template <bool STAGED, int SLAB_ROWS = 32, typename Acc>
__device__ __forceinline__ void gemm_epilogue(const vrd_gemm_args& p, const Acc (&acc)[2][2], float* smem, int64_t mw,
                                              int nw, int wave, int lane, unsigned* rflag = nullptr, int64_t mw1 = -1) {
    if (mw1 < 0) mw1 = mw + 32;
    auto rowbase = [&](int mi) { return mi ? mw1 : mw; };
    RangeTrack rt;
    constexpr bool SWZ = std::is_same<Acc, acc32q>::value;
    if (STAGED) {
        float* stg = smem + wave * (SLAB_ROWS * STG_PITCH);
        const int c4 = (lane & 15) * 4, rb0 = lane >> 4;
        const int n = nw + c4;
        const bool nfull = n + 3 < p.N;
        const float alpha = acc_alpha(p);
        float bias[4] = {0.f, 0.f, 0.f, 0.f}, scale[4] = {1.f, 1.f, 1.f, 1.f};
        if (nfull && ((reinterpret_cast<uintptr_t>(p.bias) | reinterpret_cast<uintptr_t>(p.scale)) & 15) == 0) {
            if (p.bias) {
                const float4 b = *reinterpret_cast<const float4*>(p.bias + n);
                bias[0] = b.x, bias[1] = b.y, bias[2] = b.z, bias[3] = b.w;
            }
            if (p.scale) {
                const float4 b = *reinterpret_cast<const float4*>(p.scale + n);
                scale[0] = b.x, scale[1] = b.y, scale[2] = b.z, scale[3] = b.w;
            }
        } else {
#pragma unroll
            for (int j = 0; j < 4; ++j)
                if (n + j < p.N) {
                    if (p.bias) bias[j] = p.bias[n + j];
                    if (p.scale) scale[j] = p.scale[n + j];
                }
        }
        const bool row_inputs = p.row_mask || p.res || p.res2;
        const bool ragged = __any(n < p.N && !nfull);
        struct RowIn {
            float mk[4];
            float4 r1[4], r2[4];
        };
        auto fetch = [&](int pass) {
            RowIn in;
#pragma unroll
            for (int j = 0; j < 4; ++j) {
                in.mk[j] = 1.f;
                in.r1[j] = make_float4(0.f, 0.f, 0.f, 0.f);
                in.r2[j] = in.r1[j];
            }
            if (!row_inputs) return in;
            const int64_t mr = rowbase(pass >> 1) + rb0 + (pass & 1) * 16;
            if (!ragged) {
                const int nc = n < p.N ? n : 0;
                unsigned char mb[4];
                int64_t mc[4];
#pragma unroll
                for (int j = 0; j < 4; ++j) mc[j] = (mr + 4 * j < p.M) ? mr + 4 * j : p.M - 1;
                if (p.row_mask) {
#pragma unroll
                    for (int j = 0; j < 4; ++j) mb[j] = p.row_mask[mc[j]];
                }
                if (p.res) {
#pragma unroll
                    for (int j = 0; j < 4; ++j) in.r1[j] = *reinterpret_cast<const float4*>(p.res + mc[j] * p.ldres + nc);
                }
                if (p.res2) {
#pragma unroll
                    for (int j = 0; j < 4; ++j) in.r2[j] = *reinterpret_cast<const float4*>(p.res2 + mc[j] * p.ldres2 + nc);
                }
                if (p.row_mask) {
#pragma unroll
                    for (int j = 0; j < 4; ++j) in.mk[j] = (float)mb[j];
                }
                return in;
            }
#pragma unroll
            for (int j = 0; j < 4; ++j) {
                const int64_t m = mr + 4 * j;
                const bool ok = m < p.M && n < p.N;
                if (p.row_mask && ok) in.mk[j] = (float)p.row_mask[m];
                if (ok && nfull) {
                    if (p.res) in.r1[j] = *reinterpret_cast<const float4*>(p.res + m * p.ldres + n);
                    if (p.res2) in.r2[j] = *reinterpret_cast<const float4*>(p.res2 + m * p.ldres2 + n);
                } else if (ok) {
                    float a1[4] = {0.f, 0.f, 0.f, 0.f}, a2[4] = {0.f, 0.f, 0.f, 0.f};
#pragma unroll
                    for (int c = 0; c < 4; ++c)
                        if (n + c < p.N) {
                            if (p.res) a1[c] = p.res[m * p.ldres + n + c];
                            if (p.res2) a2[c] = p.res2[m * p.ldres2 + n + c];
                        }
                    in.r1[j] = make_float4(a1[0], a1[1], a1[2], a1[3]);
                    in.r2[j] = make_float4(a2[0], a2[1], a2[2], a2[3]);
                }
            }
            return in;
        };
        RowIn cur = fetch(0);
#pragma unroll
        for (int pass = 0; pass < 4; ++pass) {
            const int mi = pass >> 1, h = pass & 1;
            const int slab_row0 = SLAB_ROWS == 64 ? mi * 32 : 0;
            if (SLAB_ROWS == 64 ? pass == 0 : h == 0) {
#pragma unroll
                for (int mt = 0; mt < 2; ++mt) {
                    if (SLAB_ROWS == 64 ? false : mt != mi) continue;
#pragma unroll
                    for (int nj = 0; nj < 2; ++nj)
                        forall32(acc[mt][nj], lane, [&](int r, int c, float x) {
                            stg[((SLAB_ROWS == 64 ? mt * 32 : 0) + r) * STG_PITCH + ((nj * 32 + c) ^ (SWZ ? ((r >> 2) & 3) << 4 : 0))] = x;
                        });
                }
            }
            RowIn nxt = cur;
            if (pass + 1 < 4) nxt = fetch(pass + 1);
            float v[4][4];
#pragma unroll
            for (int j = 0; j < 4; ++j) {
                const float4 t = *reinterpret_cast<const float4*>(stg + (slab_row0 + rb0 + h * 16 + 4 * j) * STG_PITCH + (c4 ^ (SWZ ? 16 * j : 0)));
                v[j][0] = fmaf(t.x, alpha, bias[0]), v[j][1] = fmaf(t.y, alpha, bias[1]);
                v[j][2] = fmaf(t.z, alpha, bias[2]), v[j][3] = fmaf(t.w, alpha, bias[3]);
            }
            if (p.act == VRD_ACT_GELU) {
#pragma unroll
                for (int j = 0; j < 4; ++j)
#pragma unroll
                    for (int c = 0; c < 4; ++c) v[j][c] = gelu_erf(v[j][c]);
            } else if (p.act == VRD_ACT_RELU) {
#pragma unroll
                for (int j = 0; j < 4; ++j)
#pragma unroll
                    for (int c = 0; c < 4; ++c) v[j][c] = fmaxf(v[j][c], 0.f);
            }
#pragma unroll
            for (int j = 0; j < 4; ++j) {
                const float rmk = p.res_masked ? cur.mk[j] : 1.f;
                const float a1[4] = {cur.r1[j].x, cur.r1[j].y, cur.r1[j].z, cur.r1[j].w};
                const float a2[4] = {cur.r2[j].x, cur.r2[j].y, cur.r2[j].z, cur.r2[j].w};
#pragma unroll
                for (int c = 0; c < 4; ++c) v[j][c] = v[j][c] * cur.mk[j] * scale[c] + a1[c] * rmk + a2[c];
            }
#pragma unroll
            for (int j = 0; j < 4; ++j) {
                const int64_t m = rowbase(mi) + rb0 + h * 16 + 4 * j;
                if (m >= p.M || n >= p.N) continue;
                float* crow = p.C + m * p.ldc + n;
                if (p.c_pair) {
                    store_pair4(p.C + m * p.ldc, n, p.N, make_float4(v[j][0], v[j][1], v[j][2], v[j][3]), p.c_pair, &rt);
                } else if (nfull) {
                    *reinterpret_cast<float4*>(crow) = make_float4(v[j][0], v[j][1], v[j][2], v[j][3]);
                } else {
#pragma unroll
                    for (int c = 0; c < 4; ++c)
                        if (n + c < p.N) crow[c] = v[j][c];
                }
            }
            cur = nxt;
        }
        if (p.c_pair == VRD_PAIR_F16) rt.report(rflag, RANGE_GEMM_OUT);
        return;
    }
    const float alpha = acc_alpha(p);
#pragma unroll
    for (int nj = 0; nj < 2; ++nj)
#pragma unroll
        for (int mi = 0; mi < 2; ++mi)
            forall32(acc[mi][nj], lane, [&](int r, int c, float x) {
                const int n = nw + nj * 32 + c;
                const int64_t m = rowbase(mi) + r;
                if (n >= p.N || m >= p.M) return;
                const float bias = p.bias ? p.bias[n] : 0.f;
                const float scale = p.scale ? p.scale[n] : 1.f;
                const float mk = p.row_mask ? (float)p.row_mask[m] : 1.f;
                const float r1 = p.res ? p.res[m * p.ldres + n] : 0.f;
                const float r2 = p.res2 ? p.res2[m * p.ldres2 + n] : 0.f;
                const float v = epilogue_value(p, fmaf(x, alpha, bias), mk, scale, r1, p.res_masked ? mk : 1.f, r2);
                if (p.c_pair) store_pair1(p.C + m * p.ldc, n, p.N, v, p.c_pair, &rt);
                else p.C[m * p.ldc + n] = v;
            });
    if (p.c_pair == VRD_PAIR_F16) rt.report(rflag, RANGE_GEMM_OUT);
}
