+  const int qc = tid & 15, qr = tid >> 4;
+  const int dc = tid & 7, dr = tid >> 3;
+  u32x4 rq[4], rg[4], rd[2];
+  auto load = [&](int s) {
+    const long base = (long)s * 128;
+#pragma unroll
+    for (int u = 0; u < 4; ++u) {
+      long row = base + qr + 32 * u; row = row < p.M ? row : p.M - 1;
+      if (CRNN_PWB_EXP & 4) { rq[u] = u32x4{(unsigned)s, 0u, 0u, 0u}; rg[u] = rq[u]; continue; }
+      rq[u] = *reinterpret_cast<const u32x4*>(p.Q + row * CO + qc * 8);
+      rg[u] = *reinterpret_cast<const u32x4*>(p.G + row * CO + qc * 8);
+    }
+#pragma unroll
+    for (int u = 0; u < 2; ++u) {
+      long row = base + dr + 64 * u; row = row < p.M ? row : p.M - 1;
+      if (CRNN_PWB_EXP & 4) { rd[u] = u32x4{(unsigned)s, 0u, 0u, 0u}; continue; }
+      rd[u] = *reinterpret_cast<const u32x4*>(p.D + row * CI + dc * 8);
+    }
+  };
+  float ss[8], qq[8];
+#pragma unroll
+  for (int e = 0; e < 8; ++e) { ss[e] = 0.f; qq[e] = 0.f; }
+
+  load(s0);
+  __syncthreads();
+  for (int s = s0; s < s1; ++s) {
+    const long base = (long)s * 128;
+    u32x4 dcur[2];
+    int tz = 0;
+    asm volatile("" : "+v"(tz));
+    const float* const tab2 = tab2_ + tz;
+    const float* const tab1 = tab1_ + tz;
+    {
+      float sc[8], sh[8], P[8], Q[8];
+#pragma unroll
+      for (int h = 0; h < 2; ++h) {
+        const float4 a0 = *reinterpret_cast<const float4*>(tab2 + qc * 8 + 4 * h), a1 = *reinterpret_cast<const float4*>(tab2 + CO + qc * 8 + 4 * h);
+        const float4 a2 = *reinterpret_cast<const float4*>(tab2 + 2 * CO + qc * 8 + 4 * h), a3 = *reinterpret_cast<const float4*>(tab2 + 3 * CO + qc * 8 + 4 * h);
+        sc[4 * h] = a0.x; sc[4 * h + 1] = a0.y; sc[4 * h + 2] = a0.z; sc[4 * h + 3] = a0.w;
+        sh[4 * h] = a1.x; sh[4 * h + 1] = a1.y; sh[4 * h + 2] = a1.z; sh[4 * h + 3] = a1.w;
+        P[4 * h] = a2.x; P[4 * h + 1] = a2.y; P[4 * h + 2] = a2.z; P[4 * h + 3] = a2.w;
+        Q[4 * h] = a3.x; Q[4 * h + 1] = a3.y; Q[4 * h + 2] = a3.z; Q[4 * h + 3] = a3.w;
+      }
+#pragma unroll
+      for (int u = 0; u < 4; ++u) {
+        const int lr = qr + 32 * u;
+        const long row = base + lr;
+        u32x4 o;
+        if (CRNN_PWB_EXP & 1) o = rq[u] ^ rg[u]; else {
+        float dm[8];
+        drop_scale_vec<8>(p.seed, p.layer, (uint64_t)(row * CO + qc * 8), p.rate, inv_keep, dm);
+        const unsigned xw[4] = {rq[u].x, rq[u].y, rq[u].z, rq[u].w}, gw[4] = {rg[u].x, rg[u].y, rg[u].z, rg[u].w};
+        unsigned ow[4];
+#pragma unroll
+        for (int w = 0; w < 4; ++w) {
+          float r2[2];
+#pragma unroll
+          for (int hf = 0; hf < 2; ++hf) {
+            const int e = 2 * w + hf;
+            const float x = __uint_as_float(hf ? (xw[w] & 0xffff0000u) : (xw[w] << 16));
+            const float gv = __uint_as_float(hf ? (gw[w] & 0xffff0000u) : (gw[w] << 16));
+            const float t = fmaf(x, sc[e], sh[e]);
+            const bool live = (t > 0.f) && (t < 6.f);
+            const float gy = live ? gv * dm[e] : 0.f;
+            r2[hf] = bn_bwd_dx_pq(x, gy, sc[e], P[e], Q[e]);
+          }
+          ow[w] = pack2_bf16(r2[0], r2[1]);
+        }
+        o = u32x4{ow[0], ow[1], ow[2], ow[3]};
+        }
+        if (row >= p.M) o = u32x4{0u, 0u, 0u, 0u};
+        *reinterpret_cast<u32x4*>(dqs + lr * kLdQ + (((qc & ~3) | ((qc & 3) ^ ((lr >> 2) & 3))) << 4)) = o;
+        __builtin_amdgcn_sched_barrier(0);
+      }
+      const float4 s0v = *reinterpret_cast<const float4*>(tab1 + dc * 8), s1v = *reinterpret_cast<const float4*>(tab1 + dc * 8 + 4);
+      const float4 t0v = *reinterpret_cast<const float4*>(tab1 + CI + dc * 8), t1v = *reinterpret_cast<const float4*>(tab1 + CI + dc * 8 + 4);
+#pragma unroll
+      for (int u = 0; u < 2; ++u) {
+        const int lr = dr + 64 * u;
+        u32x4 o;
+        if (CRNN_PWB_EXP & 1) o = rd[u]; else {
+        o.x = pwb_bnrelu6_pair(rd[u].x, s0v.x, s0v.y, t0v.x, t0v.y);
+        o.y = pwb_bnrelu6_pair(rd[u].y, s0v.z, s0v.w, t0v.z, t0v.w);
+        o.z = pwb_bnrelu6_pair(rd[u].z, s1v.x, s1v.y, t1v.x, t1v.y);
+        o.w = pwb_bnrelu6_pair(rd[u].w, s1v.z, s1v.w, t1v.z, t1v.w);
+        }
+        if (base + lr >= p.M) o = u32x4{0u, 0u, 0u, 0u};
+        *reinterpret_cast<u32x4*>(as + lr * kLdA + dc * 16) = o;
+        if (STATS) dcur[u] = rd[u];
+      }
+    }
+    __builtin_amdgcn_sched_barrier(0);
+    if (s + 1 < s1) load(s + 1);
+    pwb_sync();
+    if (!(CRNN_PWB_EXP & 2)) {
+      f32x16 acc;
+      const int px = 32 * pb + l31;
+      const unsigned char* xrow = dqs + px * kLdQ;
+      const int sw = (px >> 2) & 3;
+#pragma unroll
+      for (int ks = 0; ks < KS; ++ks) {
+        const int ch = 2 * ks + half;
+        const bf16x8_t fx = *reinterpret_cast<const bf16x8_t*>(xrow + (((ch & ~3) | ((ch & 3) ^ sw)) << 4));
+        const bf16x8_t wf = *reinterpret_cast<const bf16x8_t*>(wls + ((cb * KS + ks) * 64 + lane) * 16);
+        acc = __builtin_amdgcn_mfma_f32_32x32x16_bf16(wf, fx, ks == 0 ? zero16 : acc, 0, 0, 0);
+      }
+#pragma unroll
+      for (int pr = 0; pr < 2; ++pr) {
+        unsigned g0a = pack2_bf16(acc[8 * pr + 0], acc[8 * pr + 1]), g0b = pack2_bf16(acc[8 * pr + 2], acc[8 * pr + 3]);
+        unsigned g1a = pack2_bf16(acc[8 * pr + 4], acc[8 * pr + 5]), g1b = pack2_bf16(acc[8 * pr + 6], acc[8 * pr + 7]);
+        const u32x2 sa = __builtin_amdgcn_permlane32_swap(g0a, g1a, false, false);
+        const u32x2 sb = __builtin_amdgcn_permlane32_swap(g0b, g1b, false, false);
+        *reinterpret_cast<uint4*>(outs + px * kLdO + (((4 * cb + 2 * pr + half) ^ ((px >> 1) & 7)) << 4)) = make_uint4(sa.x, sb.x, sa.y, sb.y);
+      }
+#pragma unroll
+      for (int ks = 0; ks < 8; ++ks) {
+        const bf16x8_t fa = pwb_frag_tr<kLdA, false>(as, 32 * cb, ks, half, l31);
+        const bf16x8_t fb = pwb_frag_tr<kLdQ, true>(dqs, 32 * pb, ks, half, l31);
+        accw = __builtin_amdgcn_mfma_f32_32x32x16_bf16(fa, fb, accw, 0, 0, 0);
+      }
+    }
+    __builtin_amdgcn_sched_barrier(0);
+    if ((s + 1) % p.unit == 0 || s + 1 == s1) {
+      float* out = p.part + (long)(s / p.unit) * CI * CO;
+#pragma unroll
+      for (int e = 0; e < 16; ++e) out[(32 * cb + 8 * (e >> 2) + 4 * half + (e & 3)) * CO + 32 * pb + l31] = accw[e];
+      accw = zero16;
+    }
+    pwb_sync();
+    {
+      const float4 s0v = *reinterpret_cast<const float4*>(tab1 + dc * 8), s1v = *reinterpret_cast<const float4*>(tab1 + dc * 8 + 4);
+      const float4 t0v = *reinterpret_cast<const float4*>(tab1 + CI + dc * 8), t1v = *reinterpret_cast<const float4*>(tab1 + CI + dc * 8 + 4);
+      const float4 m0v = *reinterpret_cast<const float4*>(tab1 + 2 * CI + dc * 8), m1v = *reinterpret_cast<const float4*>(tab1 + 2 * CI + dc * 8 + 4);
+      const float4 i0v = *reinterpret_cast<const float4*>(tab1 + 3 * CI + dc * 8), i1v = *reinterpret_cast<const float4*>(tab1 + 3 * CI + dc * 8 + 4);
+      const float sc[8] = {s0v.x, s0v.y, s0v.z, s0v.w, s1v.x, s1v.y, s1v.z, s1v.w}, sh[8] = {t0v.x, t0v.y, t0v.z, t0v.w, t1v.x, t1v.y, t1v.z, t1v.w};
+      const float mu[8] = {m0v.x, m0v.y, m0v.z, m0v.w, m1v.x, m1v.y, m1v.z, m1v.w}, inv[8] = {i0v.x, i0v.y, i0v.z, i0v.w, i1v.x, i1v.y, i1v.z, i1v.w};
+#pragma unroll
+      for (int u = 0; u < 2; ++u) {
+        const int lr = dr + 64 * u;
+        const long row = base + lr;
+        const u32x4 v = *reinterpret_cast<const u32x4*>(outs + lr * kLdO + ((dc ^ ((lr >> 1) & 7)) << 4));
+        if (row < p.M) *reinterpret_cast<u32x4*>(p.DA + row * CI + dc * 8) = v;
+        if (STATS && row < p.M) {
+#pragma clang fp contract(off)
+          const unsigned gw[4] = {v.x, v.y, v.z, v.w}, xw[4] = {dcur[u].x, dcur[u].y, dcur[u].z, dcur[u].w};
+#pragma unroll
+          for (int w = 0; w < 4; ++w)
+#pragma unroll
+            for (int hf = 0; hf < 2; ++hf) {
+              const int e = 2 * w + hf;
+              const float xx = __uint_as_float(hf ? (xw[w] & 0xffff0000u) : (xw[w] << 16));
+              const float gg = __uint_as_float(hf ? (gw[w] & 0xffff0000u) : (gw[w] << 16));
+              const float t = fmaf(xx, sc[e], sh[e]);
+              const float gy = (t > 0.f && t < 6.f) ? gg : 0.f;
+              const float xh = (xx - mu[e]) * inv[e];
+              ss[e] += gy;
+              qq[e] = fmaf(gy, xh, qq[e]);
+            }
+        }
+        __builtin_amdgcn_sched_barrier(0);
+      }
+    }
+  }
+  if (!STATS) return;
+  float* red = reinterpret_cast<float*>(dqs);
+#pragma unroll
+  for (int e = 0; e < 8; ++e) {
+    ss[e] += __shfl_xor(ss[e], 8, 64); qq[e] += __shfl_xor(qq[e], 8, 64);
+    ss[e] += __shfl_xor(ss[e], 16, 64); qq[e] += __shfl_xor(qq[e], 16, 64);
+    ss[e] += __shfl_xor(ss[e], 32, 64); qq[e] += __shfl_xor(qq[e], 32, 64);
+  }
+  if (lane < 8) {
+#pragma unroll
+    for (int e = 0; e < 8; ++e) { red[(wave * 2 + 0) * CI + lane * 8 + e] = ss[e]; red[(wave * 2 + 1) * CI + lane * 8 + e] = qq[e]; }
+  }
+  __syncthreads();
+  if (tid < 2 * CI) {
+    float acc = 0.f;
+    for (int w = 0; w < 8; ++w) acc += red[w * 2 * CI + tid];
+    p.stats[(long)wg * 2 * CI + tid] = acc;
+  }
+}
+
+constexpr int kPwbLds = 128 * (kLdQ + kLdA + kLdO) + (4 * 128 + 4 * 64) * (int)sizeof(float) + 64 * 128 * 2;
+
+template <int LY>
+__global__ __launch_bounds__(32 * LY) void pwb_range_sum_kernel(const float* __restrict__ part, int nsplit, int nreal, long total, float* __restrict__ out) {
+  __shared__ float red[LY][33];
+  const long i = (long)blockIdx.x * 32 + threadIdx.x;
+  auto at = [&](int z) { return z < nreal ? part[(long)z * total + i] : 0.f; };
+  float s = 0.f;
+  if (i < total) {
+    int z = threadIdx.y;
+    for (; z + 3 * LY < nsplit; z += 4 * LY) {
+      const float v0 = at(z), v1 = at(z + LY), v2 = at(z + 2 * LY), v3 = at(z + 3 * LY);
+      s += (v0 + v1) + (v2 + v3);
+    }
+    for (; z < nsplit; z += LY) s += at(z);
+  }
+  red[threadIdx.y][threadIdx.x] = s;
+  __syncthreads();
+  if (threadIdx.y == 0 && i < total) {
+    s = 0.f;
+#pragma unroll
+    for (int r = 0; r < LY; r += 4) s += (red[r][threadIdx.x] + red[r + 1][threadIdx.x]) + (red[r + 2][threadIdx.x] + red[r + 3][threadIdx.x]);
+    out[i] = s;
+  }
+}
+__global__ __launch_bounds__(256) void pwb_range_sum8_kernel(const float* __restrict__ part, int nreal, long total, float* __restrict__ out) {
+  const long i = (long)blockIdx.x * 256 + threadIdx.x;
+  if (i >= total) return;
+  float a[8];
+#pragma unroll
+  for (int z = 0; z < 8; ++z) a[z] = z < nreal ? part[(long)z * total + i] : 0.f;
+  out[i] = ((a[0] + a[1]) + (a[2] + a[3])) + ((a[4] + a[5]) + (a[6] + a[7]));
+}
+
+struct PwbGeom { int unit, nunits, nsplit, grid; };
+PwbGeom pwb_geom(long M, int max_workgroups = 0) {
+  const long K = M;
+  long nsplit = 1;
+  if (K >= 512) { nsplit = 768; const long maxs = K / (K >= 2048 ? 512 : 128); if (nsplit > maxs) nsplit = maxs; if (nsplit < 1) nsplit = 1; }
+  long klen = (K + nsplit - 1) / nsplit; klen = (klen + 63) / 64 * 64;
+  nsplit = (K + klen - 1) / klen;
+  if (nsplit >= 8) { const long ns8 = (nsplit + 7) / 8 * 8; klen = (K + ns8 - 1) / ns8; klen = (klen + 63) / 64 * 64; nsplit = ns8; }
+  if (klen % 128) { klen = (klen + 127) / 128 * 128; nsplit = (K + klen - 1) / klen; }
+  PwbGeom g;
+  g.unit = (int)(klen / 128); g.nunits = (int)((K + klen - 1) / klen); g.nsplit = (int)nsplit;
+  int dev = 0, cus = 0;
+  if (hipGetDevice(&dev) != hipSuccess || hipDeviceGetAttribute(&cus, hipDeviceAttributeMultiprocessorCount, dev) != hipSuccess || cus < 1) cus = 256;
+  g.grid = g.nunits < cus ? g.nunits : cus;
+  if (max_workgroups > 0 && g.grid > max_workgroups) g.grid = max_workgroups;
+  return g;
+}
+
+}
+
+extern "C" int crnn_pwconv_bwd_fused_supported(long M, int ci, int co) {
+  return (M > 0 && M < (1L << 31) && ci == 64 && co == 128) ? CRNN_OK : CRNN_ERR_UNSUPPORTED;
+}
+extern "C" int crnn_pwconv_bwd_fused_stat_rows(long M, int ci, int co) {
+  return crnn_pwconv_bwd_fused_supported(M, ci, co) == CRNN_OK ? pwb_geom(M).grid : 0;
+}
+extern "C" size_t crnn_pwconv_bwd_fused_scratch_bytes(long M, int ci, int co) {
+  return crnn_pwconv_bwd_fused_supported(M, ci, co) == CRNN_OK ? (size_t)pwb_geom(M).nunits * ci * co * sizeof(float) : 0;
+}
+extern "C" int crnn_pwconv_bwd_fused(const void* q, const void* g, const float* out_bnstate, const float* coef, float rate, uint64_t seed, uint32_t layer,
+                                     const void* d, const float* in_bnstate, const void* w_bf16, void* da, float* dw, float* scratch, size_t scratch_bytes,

=====

- _Task description_:
Please filter the entries for the word "seed" and copy the lines that have it.

- _Final answer_:
+        drop_scale_vec<8>(p.seed, p.layer, (uint64_t)(row * CO + qc * 8), p.rate, inv_keep, dm);
+extern "C" int crnn_pwconv_bwd_fused(const void* q, const void* g, const float* out_bnstate, const float* coef, float rate, uint64_t seed, uint32_t layer,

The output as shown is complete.